■ PROBLEM TO SOLVE ■
Your answer must be one number: the count of lines below that hold the word "proxy".

Stored items
*-*-*
### descriptools_amd/csrc/dt_fa3fh1_kernel.inc

```
#if FA3_TWI
__global__ __launch_bounds__(256, 6) void k_fa3fh1_twi(const uint8_t *__restrict__ fdr, const float *__restrict__ dem,
#else
template <int ND>
__global__ __launch_bounds__(256, 6) void k_fa3fh1(const uint8_t *__restrict__ fdr, const float *__restrict__ dem,
#endif
                                                  const uint8_t *__restrict__ nod4, int ldm, DtWin w, int tiles_x,
                                                  const unsigned long long *__restrict__ rec,
                                                  const unsigned long long *__restrict__ state,
                                                  const unsigned long long *__restrict__ ext,
                                                  const uint16_t *__restrict__ loc16, int32_t *__restrict__ acc32,
                                                  int32_t river_thr, int8_t *__restrict__ river,
                                                  int *__restrict__ status, uint32_t nnodes,
                                                  unsigned long long *__restrict__ nodes,
                                                  unsigned long long *__restrict__ cache,
#if FA3_TWI
                                                  uint8_t *__restrict__ cache_wide, TwiOut tw) {
  constexpr int ND = 2;
#else
                                                  uint8_t *__restrict__ cache_wide) {
#endif
#define P3(c) ((uint32_t)(c) + (((uint32_t)(c) >> 6) << 2))
#define NT3 (TH * (TW + 4))
  __shared__ __attribute__((aligned(16))) unsigned char smem[NT3 * 6];
  __shared__ unsigned long long s_in;
  __shared__ int s_ovf;
  uint32_t *s_delta = reinterpret_cast<uint32_t *>(smem);
  uint16_t *s_nxt = reinterpret_cast<uint16_t *>(smem + NT3 * 4);
  const int tile = dt_tile_of_block((int)blockIdx.x, (int)gridDim.x);
  const int ty = tile / tiles_x, tx = tile - ty * tiles_x;
  const int y0 = ty * TH, x0 = tx * TW;
  const uint4 v_fdr = dt_tile_fetch16(fdr, w, y0, x0);
  uint32_t c2[8] = {0u, 0u, 0u, 0u, 0u, 0u, 0u, 0u};
  if (rec) fa_nbr_codes(fdr, w, y0, x0, threadIdx.x, c2);
  unsigned long long e = 0ull;
  if (threadIdx.x < PS && ext) e = ext[(size_t)tile * PS + threadIdx.x];
  constexpr int VPT = NT / 4 / 256;
  uint2 l4[VPT];
  float4 z4[VPT];
#if FA3_TWI
  fa_v4f s4[VPT];
#endif
#pragma unroll
  for (int u = 0; u < VPT; u++) {
    int c = 4 * (threadIdx.x + 256 * u);
    int y = y0 + c / TW;
    l4[u] = *reinterpret_cast<const uint2 *>(loc16 + (size_t)tile * NT + c);
    z4[u] = make_float4(0.f, 0.f, 0.f, 0.f);
#if FA3_TWI
    s4[u] = (fa_v4f){0.f, 0.f, 0.f, 0.f};
    if (y < w.H)
      s4[u] = __builtin_nontemporal_load(reinterpret_cast<const fa_v4f *>(tw.slope + (long long)y * w.ld + x0 + c % TW));
#endif
    if (ND == 1 && y < w.H) z4[u] = *reinterpret_cast<const float4 *>(dem + (long long)y * w.ld + x0 + c % TW);
    if (ND == 2 && y < w.H) {
      const uint32_t m = (uint32_t)reinterpret_cast<const uint16_t *>(nod4)[(long long)(y >> 2) * ldm + ((x0 + c % TW) >> 2)] >>
                         (4 * (y & 3));
      z4[u] = make_float4((m & 1u) ? DT_NODATA : 0.f, (m & 2u) ? DT_NODATA : 0.f, (m & 4u) ? DT_NODATA : 0.f,
                          (m & 8u) ? DT_NODATA : 0.f);
    }
  }
  {
    const int ly = (int)threadIdx.x >> 2, lxb = ((int)threadIdx.x & 3) * 16;
    const uint32_t cv[4] = {v_fdr.x, v_fdr.y, v_fdr.z, v_fdr.w};
    const bool interior = dt_tile_interior(w, y0, x0);
    const int pbase = ly * (TW + 4) + lxb;
#pragma unroll
    for (int q = 0; q < 4; q++) {
      uint32_t nn[4];
#pragma unroll
      for (int k = 0; k < 4; k++) {
        const uint32_t code = (cv[q] >> (8 * k)) & 0xFFu;
        const int lx = lxb + 4 * q + k;
        const uint32_t n = interior ? dt_tile_next_interior(code, ly, lx) : dt_tile_next(code, ly, lx, y0, x0, w);
        nn[k] = n < NT ? P3(n) : n;
      }
      *reinterpret_cast<uint2 *>(&s_nxt[pbase + 4 * q]) = make_uint2(nn[0] | (nn[1] << 16), nn[2] | (nn[3] << 16));
      *reinterpret_cast<uint4 *>(&s_delta[pbase + 4 * q]) = make_uint4(0, 0, 0, 0);
    }
  }
  if (rec) e = fa_inflow(fa_gather(c2, y0, x0, threadIdx.x, tiles_x, rec, state), e);
  if (threadIdx.x == 0) s_ovf = 0;
  if (__syncthreads_or(!(e & FA_CYCLE) && FA_VALUE(e) >= (1ull << 22))) {
    if (threadIdx.x == 0) s_in = 0ull;
    __syncthreads();
    if (e != 0ull && !(e & FA_CYCLE)) atomicAdd(&s_in, FA_VALUE(e));
    __syncthreads();
    if (threadIdx.x == 0 && s_in >= (1ull << 31) - (unsigned long long)NT && status) atomicOr(status, DT_STATUS_ACC_OVERFLOW);
  }
  if (e != 0ull) {
    int ly, lx;
    dt_cell_of_slot(threadIdx.x, ly, lx);
    uint32_t c = P3(ly * TW + lx);
    if (e & FA_CYCLE) {
      for (int it = 0; it < NT && c < NT3; it++) {
        atomicOr(&s_delta[c], 0x80000000u);
        c = s_nxt[c];
      }
    } else {
      const uint32_t add = (uint32_t)e;
      for (int it = 0; it < NT && c < NT3; it++) {
        atomicAdd(&s_delta[c], add);
        c = s_nxt[c];
      }
    }
  }
  __syncthreads();
  auto finish = [&](uint32_t l16, uint32_t d, float z) -> int32_t {
    int32_t v = l16 == 0xFFFFu ? -100 : (int32_t)l16;
    if (v != -100) v += (int32_t)(d & 0x7FFFFFFFu);
    if (d & 0x80000000u) v = -100;
    if (ND != 0 && z <= DT_NODATA) v = -100;
    return v;
  };
  uint32_t riv4[VPT];
#pragma unroll
  for (int u = 0; u < VPT; u++) {
    int c = 4 * (threadIdx.x + 256 * u);
    int y = y0 + c / TW;
    riv4[u] = 0u;
    if (y >= w.H) continue;
    long long o = (long long)y * w.ld + x0 + c % TW;
    uint4 d = *reinterpret_cast<const uint4 *>(&s_delta[P3(c)]);
    int4 v = make_int4(finish(l4[u].x & 0xFFFFu, d.x, z4[u].x), finish(l4[u].x >> 16, d.y, z4[u].y),
                       finish(l4[u].y & 0xFFFFu, d.z, z4[u].z), finish(l4[u].y >> 16, d.w, z4[u].w));
    *reinterpret_cast<int4 *>(acc32 + o) = v;
    riv4[u] = (v.x > river_thr ? 1u : 0u) | (v.y > river_thr ? 0x100u : 0u) | (v.z > river_thr ? 0x10000u : 0u) |
              (v.w > river_thr ? 0x1000000u : 0u);
    *reinterpret_cast<uint32_t *>(river + o) = riv4[u];
#if FA3_TWI
    {
      const int32_t fv[4] = {v.x, v.y, v.z, v.w};
      const double nlnpx2 = tw.n_top * tw.lnpx2;
      fa_v4f tio, mtio;
      uint32_t rej = 0u;
#pragma unroll
      for (int k = 0; k < 4; k++) {
        const float q = dt_pct_to_tan(s4[u][k]);
        const bool tnod = fv[k] <= -100;
        float tv, mv;
        rej |= ((sd_twi_fast(fv[k], q, tw.n_top, tw.lnpx2, nlnpx2, tv, mv) && !tnod) ? 1u : 0u) << k;
        tio[k] = tnod ? DT_NODATA : tv;
        mtio[k] = tnod ? DT_NODATA : mv;
      }
      __builtin_nontemporal_store(tio, reinterpret_cast<fa_v4f *>(tw.ti + o));
      __builtin_nontemporal_store(mtio, reinterpret_cast<fa_v4f *>(tw.mti + o));
      if (rej) {
        const int x = x0 + c % TW;
        const int stile = (y >> 4) * tw.stiles_x + (x >> 8);
        const size_t lane = (size_t)stile * 256 + (size_t)(((y & 15) >> 2) * 64 + ((x & 255) >> 2));
        atomicOr(&tw.lane_mask[lane >> 1], rej << (16 * (int)(lane & 1) + 4 * (y & 3)));
        tw.tile_mark[stile] = (uint8_t)1;
      }
    }
#endif
  }
  __syncthreads();
#undef P3
#undef NT3
  uint32_t *s_w = reinterpret_cast<uint32_t *>(smem);
  uint8_t *s_fdr = smem + NT * 4;
  uint8_t *s_kind = smem + NT * 5;
  uint32_t *s_lut = reinterpret_cast<uint32_t *>(smem + NT * 6);
  s_lut[threadIdx.x] = fh_lut_entry(threadIdx.x);
  dt_tile_put16(s_fdr, v_fdr);
  __syncthreads();
  fh_tile1n_body(s_fdr, s_w, s_kind, &s_ovf, s_lut, riv4, w, tile, tiles_x, y0, x0, nnodes, nodes, cache, cache_wide);
}
```

### descriptools_amd/csrc/dt_kernels.h

```cpp
#pragma once
#include "dt_common.h"

int dt_launch_synth_dem(hipStream_t s, uint32_t seed, int O, int64_t Hg, int64_t y0, int64_t x0,
                        int64_t h, int64_t w, int nodata_pct, float *out);
int dt_launch_stencil(hipStream_t s, const DtWin &w, const float *dem, double px, float *slope,
                      uint8_t *fdr, float *slope_rad, const void *acc, int acc64, double n_top, float *ti,
                      float *mti, void *aux = nullptr, uint8_t *nod4 = nullptr, int ldm = 0);
static inline int dt_nodata4_ld(int64_t W) { return (int)((((W + 3) / 4) + 7) & ~(int64_t)7); }
static inline size_t dt_nodata4_bytes(int64_t H, int64_t W) { return (size_t)((H + 3) / 4) * (size_t)dt_nodata4_ld(W) * 2; }
struct DtStencilAux {
  uint8_t *mark;
  uint16_t *lmask;
  size_t bytes;
};
static inline DtStencilAux dt_stencil_aux_layout(int64_t ntiles, void *aux) {
  DtStencilAux a;
  DtCarver c(aux);
  a.mark = c.take<uint8_t>((size_t)ntiles);
  a.lmask = c.take<uint16_t>((size_t)ntiles * 256);
  a.bytes = c.bytes();
  return a;
}
size_t dt_stencil_aux_bytes(int64_t H, int64_t W);
int dt_launch_d8_slope(hipStream_t s, const DtWin &w, const float *dem, double px, uint8_t *fdr, float *slope,
                       void *aux, uint8_t *nod4, int ldm, void *smarks);
int dt_launch_slope_twi_fix(hipStream_t s, const DtWin &w, const float *dem, double px, float *slope,
                            const int32_t *acc, double n_top, float *ti, float *mti, void *smarks);
int dt_launch_flowacc(hipStream_t s, const uint8_t *fdr, const float *dem, int64_t H, int64_t W,
                      unsigned long long *state, int32_t *acc32);
int dt_launch_river_mask(hipStream_t s, const int32_t *acc32, int64_t n, int64_t thr, int8_t *river);
int dt_launch_flowhand(hipStream_t s, const float *dem, const uint8_t *fdr, const int8_t *river,
                       const int32_t *acc32, int64_t H, int64_t W, double px,
                       unsigned long long *state, float *fdist, int32_t *idx32, float *hand,
                       int32_t *a_river);
int dt_launch_twi(hipStream_t s, const int32_t *acc32, const float *srad, int64_t n, double px,
                  double n_top, float *ti, float *mti);
int dt_launch_twi_i64(hipStream_t s, const int64_t *fac, const float *srad, int64_t n, double px,
                      double n_top, float *ti, float *mti);
int dt_launch_gfi(hipStream_t s, const float *hand, const int32_t *area, int64_t n, double expo,
                  double b, double size, float *out, int own_cell);
int dt_launch_gfi_i64(hipStream_t s, const float *hand, const int64_t *area, int64_t n, double expo,
                      double b, double size, float *out, int own_cell);
int dt_launch_river_acc_i64(hipStream_t s, const int64_t *fac, const int64_t *idx, int64_t n,
                            int64_t *out);
struct DtDsLift {
  uint32_t *qcount;
  uint4 *qentries;
  uint32_t qcapacity;
  uint2 *tab[3];
  uint8_t *dom;
  size_t queue_bytes, tables_bytes, bytes;
};
DtDsLift dt_downslope_lift_layout(const DtWin &w, void *work);
size_t dt_downslope_lift_bytes(int64_t H, int64_t W);
size_t dt_downslope_queue_bytes(int64_t H, int64_t W);
size_t dt_downslope_tables_bytes(int64_t H, int64_t W);
uint32_t dt_downslope_lift_min(int64_t H, int64_t W);
size_t dt_downslope_tables_bytes_w(const DtWin &w);
size_t dt_downslope_lift_bytes_w(const DtWin &w);
int dt_launch_downslope(hipStream_t s, const DtWin &w, const float *dem, const uint8_t *fdr, double px,
                        double dz, int raw, float *out, int *n_unresolved, void *qwork = nullptr,
                        void *twork = nullptr, int phase = 0, void *walkers = nullptr, size_t walkers_bytes = 0);
int dt_launch_ds_walk(hipStream_t s, const DtWin &w, const float *dem, const uint8_t *fdr, double px, double dz,
                      int64_t n, void *rec, void *work, float *out = nullptr);
int dt_launch_ds_route(hipStream_t s, int64_t n, const void *rec, const int32_t *row_starts, int ty,
                       const int32_t *col_starts, int tx, void *send, int32_t *counts, int32_t *scratch);
int dt_launch_ds_walk_seed(hipStream_t s, const DtWin &w, const float *dem, int64_t n, const int32_t *ys,
                           const int32_t *xs, void *rec);
int dt_launch_downslope_v1(hipStream_t s, const float *dem, const uint8_t *fdr, int64_t H, int64_t W,
                           double px, double dz, int raw, float *out);
int dt_launch_hand_i64(hipStream_t s, const float *dem, const int64_t *idx, int64_t n, float *hand);
int dt_launch_slope_f64(hipStream_t s, const double *dem, int64_t H, int64_t W, double px, float *slope);
int dt_launch_hand_f64(hipStream_t s, const double *dem, const int64_t *idx, int64_t n, double *hand);
int dt_launch_downslope_f64(hipStream_t s, const double *dem, const uint8_t *fdr, int64_t H, int64_t W, double px,
                            double dz, int raw, float *out);
int dt_launch_gfi_f64h(hipStream_t s, const double *hand, const int64_t *fac, const int64_t *idx, int64_t n,
                       double expo, double b, double size, int own_area, float *out);
int dt_launch_d8_f64(hipStream_t s, const double *dem, int64_t H, int64_t W, double px, uint8_t *fdr, float *slope,
                     float *proxy);
int dt_launch_slope_twi_f64(hipStream_t s, const double *dem, const int32_t *acc32, int64_t H, int64_t W, double px,
                            double n_top, float *slope, float *slope_rad, float *ti, float *mti);
int dt_launch_downslope_win_f64(hipStream_t s, const double *dem, const uint8_t *fdr, int64_t H, int64_t W, double px,
                                double dz, int raw, float *out);
int dt_launch_hand_gfi_f64(hipStream_t s, const double *dem, const int32_t *idx32, const int32_t *acc32, int64_t n,
                           double expo, double b, double size, double *hand, float *gfi, float *lnhlh);
int dt_launch_d8_f64_w(hipStream_t s, const DtWin &w, const double *dem, double px, uint8_t *fdr, float *proxy);
int dt_launch_slope_twi_f64_w(hipStream_t s, const DtWin &w, const double *dem, const void *acc, int acc64, double px,
                              double n_top, float *slope, float *slope_rad, float *ti, float *mti);
int dt_launch_downslope_win_f64_w(hipStream_t s, const DtWin &w, const double *dem, const uint8_t *fdr, double px,
                                  double dz, int raw, float *out, int *n_unresolved);
int dt_launch_fh_zr64_w(hipStream_t s, const DtWin &w, const double *dem, int64_t n, const uint8_t *kind,
                        const int32_t *ref, double *zr64);
int64_t dt_hand_f64_table_slots(int64_t n_remote);
int dt_launch_hand_gfi_f64_w(hipStream_t s, const DtWin &w, const double *dem, const int32_t *idx32,
                             const int64_t *idx64, const void *fac, const void *a_river, int acc64, int64_t n_remote,
                             const uint8_t *res_ok, const int64_t *rem_gidx, const double *rem_zr64, void *table,
                             double expo, double b, double size, double *hand, float *gfi, float *lnhlh);
int dt_launch_ds_walk_f64(hipStream_t s, const DtWin &w, const double *dem, const uint8_t *fdr, double px, double dz,
                          int64_t n, void *rec, float *out);
int dt_launch_ds_walk_seed_f64(hipStream_t s, const DtWin &w, const double *dem, int64_t n, const int32_t *ys,
                               const int32_t *xs, void *rec);
int dt_launch_confusion(hipStream_t s, const double *desc, const int8_t *flood, int64_t n,
                        double nodata, const double *th_host, int nth, int under,
                        unsigned long long *counts4);
int dt_launch_i32_to_i64(hipStream_t s, const int32_t *a, int64_t n, int64_t *b);
int dt_launch_i64_to_i32(hipStream_t s, const int64_t *a, int64_t n, int32_t *b);
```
*-*-*
■ EXERCISE RESPONSE ■
2